There's another quiet mental ripple -- soft-sighing, gentle, like breeze through thick leaves. It pushes away panic, pushes away fear. Probably doesn't help the confusion, though, when it comes with a dry amusement gusting through Paz's mind. << I think it's an improvement. Free landscaping. >> The voice doesn't sound like it's spoken -- doesn't sound like it's here. Doesn't, even, really sound human; it sounds like a thousandthousand ghosts in overlapping whispers, sounds like the spirits that might haunt an old forest.

And, yet, very firmly, fear-and-panic are still being kept pressed back at a distance.

The air of tranquility washing over Paz was just as overwhelming as the noise and anxiety that cast her into this tangled mess in the first place - yet as it sunk in, her breathing regulated, the claustrophobic density of the lush green nightmare making way for an arboreal splendor. The voice (Paz was so sure it was a voice, even as it became less clear as it left her head) would have sent her spiraling further if it weren’t for how separate she felt from the world around her. A familiar isolation, but as she looked up at DJ, not a lonely one.

“For a few years now, it’s just…” Paz blinked, interrupting herself as DJ teleported his drink around his person. “… it’s gotten a lot worse, this past year. I used to think I could control it, but one thing sets me off and it’s the Rainforest Cafe.”

Paz sheepishly eyed the platter of tacos, scooping one up to nosh for comfort. Her Dad definitely made these. “The food’s better here, but… I think you get what I mean.”

"Food here is setting a high bar." DJ is starting in on one of his own tacos, tongue swiping up across his teeth before he continues. "But yeah, I get what you mean. How have people been taking it? Your family?" He looks -- vaguely back out in the direction he came from, where the clamor has receded and the partying seems to be getting back into full swing despite the Sudden Forest. "-- your neighbors? S'probably been a lot."

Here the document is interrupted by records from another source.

## Prefetch patch records and chain queue records to shorten load latency in shared LCP path

In the shared-list kernel form, the patch sub-records are now loaded before the transform is read. The dead-patch test is split into a probe step, a batched distance-grid load for both halves, and a verdict step, so the memory loads can overlap. The queue processing packs each entry's list offset, length and ring index into a per-wave shared record array ordered by class, and prefetches the next record one trip ahead. This replaces several dependent shared-memory lookups per trip. The weight add becomes branchless. The cost is extra shared memory and registers, plus an unconditional dist read at cell 0 for probes that fall outside the grid.

```diff
diff --git a/model_matching_amd/csrc/lcp.hip b/model_matching_amd/csrc/lcp.hip
--- a/model_matching_amd/csrc/lcp.hip
+++ b/model_matching_amd/csrc/lcp.hip
@@ -80,6 +80,9 @@
 #define DPP_QUAD_XOR2 0x4E
 #define DPP_HALF_MIRROR 0x141
 
+__device__ __forceinline__ unsigned long long lcp_addend(float w) {
+    return w > 0.0f ? (unsigned long long)(w * 4294967296.0f) : 0ull;
+}
 __device__ __forceinline__ void lcp_add(unsigned long long& acc, float w) {
     if (w > 0.0f) acc += (unsigned long long)(w * 4294967296.0f);
 }
@@ -320,6 +323,31 @@
     } else if (lane == 0) lcp_store(a, out, cand, acc);
 }
 
+struct LcpPatchProbe {
+    float cx, cy, cz, fx, fy, fz;
+    uint32_t cell;
+    bool inside;
+};
+__device__ __forceinline__ LcpPatchProbe lcp_patch_probe(const LcpArgs& a, const float4 sp, float t0, float t1, float t2, float t4, float t5, float t6,
+                                                         float t8, float t9, float t10, float t12, float t13, float t14) {
+    LcpPatchProbe p;
+    p.cx = ((t0 * sp.x + t4 * sp.y) + t8 * sp.z) + t12;
+    p.cy = ((t1 * sp.x + t5 * sp.y) + t9 * sp.z) + t13;
+    p.cz = ((t2 * sp.x + t6 * sp.y) + t10 * sp.z) + t14;
+    const float mag = fabsf(p.cx) + (fabsf(p.cy) + fabsf(p.cz));
+    const float ux = (p.cx - a.gox) * a.inv_g, uy = (p.cy - a.goy) * a.inv_g, uz = (p.cz - a.goz) * a.inv_g;
+    p.fx = floorf(ux); p.fy = floorf(uy); p.fz = floorf(uz);
+    p.inside = (mag < 1.0e18f) && p.fx >= 1.0f && p.fy >= 1.0f && p.fz >= 1.0f && p.fx < (float)(a.gnx - 1) && p.fy < (float)(a.gny - 1) && p.fz < (float)(a.gnz - 1);
+    p.cell = p.inside ? ((uint32_t)(int)p.fz * (uint32_t)a.gny + (uint32_t)(int)p.fy) * (uint32_t)a.gnx + (uint32_t)(int)p.fx : 0u;
+    return p;
+}
+__device__ __forceinline__ bool lcp_patch_verdict(const LcpArgs& a, const LcpPatchProbe& p, float radius, float sn, float v) {
+    const float mag = fabsf(p.cx) + (fabsf(p.cy) + fabsf(p.cz));
+    const float need = (sn * radius + a.eps * 1.002f) + (4.0e-6f + 4.0e-6f * mag);
+    const float ex = p.cx - (a.gox + (p.fx + 0.5f) * a.g), ey = p.cy - (a.goy + (p.fy + 0.5f) * a.g), ez = p.cz - (a.goz + (p.fz + 0.5f) * a.g);
+    const float room = p.inside ? v - sqrtf(ex * ex + (ey * ey + ez * ez)) : a.cap;
+    return (mag < 1.0e18f) && room > need;
+}
 __device__ __forceinline__ bool lcp_patch_dead(const LcpArgs& a, const float4 sp, float sn, float t0, float t1, float t2, float t4, float t5, float t6,
                                                float t8, float t9, float t10, float t12, float t13, float t14) {
     const float cx = ((t0 * sp.x + t4 * sp.y) + t8 * sp.z) + t12;
@@ -356,6 +384,7 @@
     constexpr bool NOSENT = !DENSE;
     constexpr int UNR = 1;
     constexpr int PIPE = 1;
+    constexpr bool CHAIN = SHARED;
     static_assert(!EARLY || (FIRST == 1 && !NOSENT), "early exit decides line by line");
     __shared__ float4 qt[WPB][128];
     __shared__ float qcd[EARLY ? WPB : 1][EARLY ? 128 : 1];
@@ -363,12 +392,20 @@
     __shared__ uint32_t qs[WPB][128];
     __shared__ int ri[WPB][128];
     __shared__ uint8_t ord[WPB][64];
+    __shared__ uint2 srec[CHAIN ? WPB : 1][CHAIN ? 64 : 1];
     __shared__ unsigned long long part[WPB];
     const int lane = threadIdx.x & 63;
     const int w = threadIdx.x >> 6;
     const int cand = SPLIT ? lcp_candidate(a, n, 0, 1) : lcp_candidate(a, n, w, WPB);
     if (cand < 0) return;
     const float4* __restrict__ snrmw = lcp_weights_of(a, cand);
+    const bool patch_on = SHARED && !STOCS_ABLATE(a, 64);
+    float4 wsp[2] = {make_float4(0.f, 0.f, 0.f, 0.f), make_float4(0.f, 0.f, 0.f, 0.f)};
+    if (SHARED) {
+        const int last_sub = max(((a.M + 15) >> 4) - 1, 0);
+#pragma unroll
+        for (int j = 0; j < 2; ++j) wsp[j] = a.sub[min((int)(((threadIdx.x >> 6) + 4 * j) << 6) + lane, last_sub)];
+    }
     const float* T = T16 + (size_t)cand * 16;
     const float t0 = T[0], t1 = T[1], t2 = T[2], t4 = T[4], t5 = T[5], t6 = T[6], t8 = T[8], t9 = T[9], t10 = T[10],
                 t12 = T[12], t13 = T[13], t14 = T[14];
@@ -380,19 +417,28 @@
     auto process = [&](int nq) {
         {
             uint32_t cls = 4;
+            uint2 rec = make_uint2(0u, 0u);
             if (lane < nq) {
-                const uint32_t nch = (qn[w][(head + lane) & 127] + 7u) >> 3;
+                const int idx = (head + lane) & 127;
+                const uint32_t len = qn[w][idx];
+                const uint32_t nch = (len + 7u) >> 3;
                 cls = nch <= (uint32_t)FIRST ? 1u : (nch <= (uint32_t)(FIRST + UNR) ? 2u : 3u);
+                if (CHAIN) rec = make_uint2((uint32_t)__float_as_int(qt[w][idx].w), len | ((uint32_t)idx << 16));
             }
             const unsigned long long below = (1ull << lane) - 1ull;
             const unsigned long long m1 = __ballot(cls == 1u), m2 = __ballot(cls == 2u), m3 = __ballot(cls == 3u);
             const int n1 = __popcll(m1), n2 = __popcll(m2);
             const int pos = cls == 1u ? __popcll(m1 & below) : (cls == 2u ? n1 + __popcll(m2 & below) : n1 + n2 + __popcll(m3 & below));
-            if (lane < nq) ord[w][pos] = (uint8_t)lane;
+            if (CHAIN) { if (lane < nq) srec[w][pos] = rec; }
+            else if (lane < nq) ord[w][pos] = (uint8_t)lane;
             __builtin_amdgcn_wave_barrier();
         }
+        static_assert(!CHAIN || PIPE == 1, "one record per trip");
+        uint2 rec_next = make_uint2(0u, 0u);
+        if (CHAIN) rec_next = srec[w][lane / GL];
         for (int s0 = 0; s0 < nq; s0 += NG * PIPE) {
             const int sub = lane & (GL - 1), grp = lane / GL;
+            const uint2 rec = s0 + grp < nq ? rec_next : make_uint2(0u, (uint32_t)(head & 127) << 16);
             float4 e0[PIPE][E0];
             bool wide[PIPE];
             int idxs[PIPE];
@@ -401,8 +447,8 @@
             for (int u = 0; u < PIPE; ++u) {
                 const int slot = s0 + NG * u + grp;
                 const bool gact = slot < nq;
-                idxs[u] = (head + (int)ord[w][gact ? slot : 0]) & 127;
-                cs[u] = gact ? qn[w][idxs[u]] : 0u;
+                idxs[u] = CHAIN ? (int)((rec.y >> 16) & 127u) : (head + (int)ord[w][gact ? slot : 0]) & 127;
+                cs[u] = gact ? (CHAIN ? (rec.y & 0xFFFFu) : qn[w][idxs[u]]) : 0u;
                 wide[u] = true;
                 if (!NOSENT) {
 #pragma unroll
@@ -413,7 +459,7 @@
                     cs[u] = cs[u] ? 1u : 0u;
                 }
                 else if (NOSENT) {
-                    const float4* l0 = a.list + (cs[u] ? (uint32_t)__float_as_int(qt[w][idxs[u]].w) : 0u) + sub;
+                    const float4* l0 = a.list + (cs[u] ? (CHAIN ? rec.x : (uint32_t)__float_as_int(qt[w][idxs[u]].w)) : 0u) + sub;
                     const uint32_t last = cs[u] ? ((cs[u] - 1u) & ~7u) : 0u;
 #pragma unroll
                     for (int e = 0; e < EPL; ++e) e0[u][e] = l0[GL * e];
@@ -424,11 +470,12 @@
                     }
                 }
                 else if (cs[u]) {
-                    const float4* l0 = a.list + (uint32_t)__float_as_int(qt[w][idxs[u]].w) + sub;
+                    const float4* l0 = a.list + (CHAIN ? rec.x : (uint32_t)__float_as_int(qt[w][idxs[u]].w)) + sub;
 #pragma unroll
                     for (int e = 0; e < E0; ++e) e0[u][e] = l0[GL * e];
                 }
             }
+            if (CHAIN) rec_next = srec[w][min(s0 + NG * PIPE, 64 - NG * PIPE) + grp];
 #pragma unroll
             for (int u = 0; u < PIPE; ++u) {
                 const float4 qq = qt[w][idxs[u]];
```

<< You can control it, >> Hive's inhuman-strange voice rustles back, and this comes with a mental image -- many of the same plants around them springing up, but carefully, guided, turning neighbor's yards into beautiful lush paradises, overhanging the sidewalks with much-needed shade. << could learn to control it. With help. >>

Something welled up behind Paz’s eyes, the leaves around her rustling with a sudden, sharply cold wind for the middle of a Los Angeles summer. “My family… it’s just one more thing on their plate, I think. It wasn’t like they were scared or nothing… my mom, my dad, my brothers and sisters all kind of figured out what was up with me. But it got my brother in trouble,” Paz shook her head, running her a hand through her dark hair, killing off the remainder of another taco. “the kind of trouble that the wrong kind of people notice around here. Should’ve gotten me in trouble too, but I was afraid… I am afraid.”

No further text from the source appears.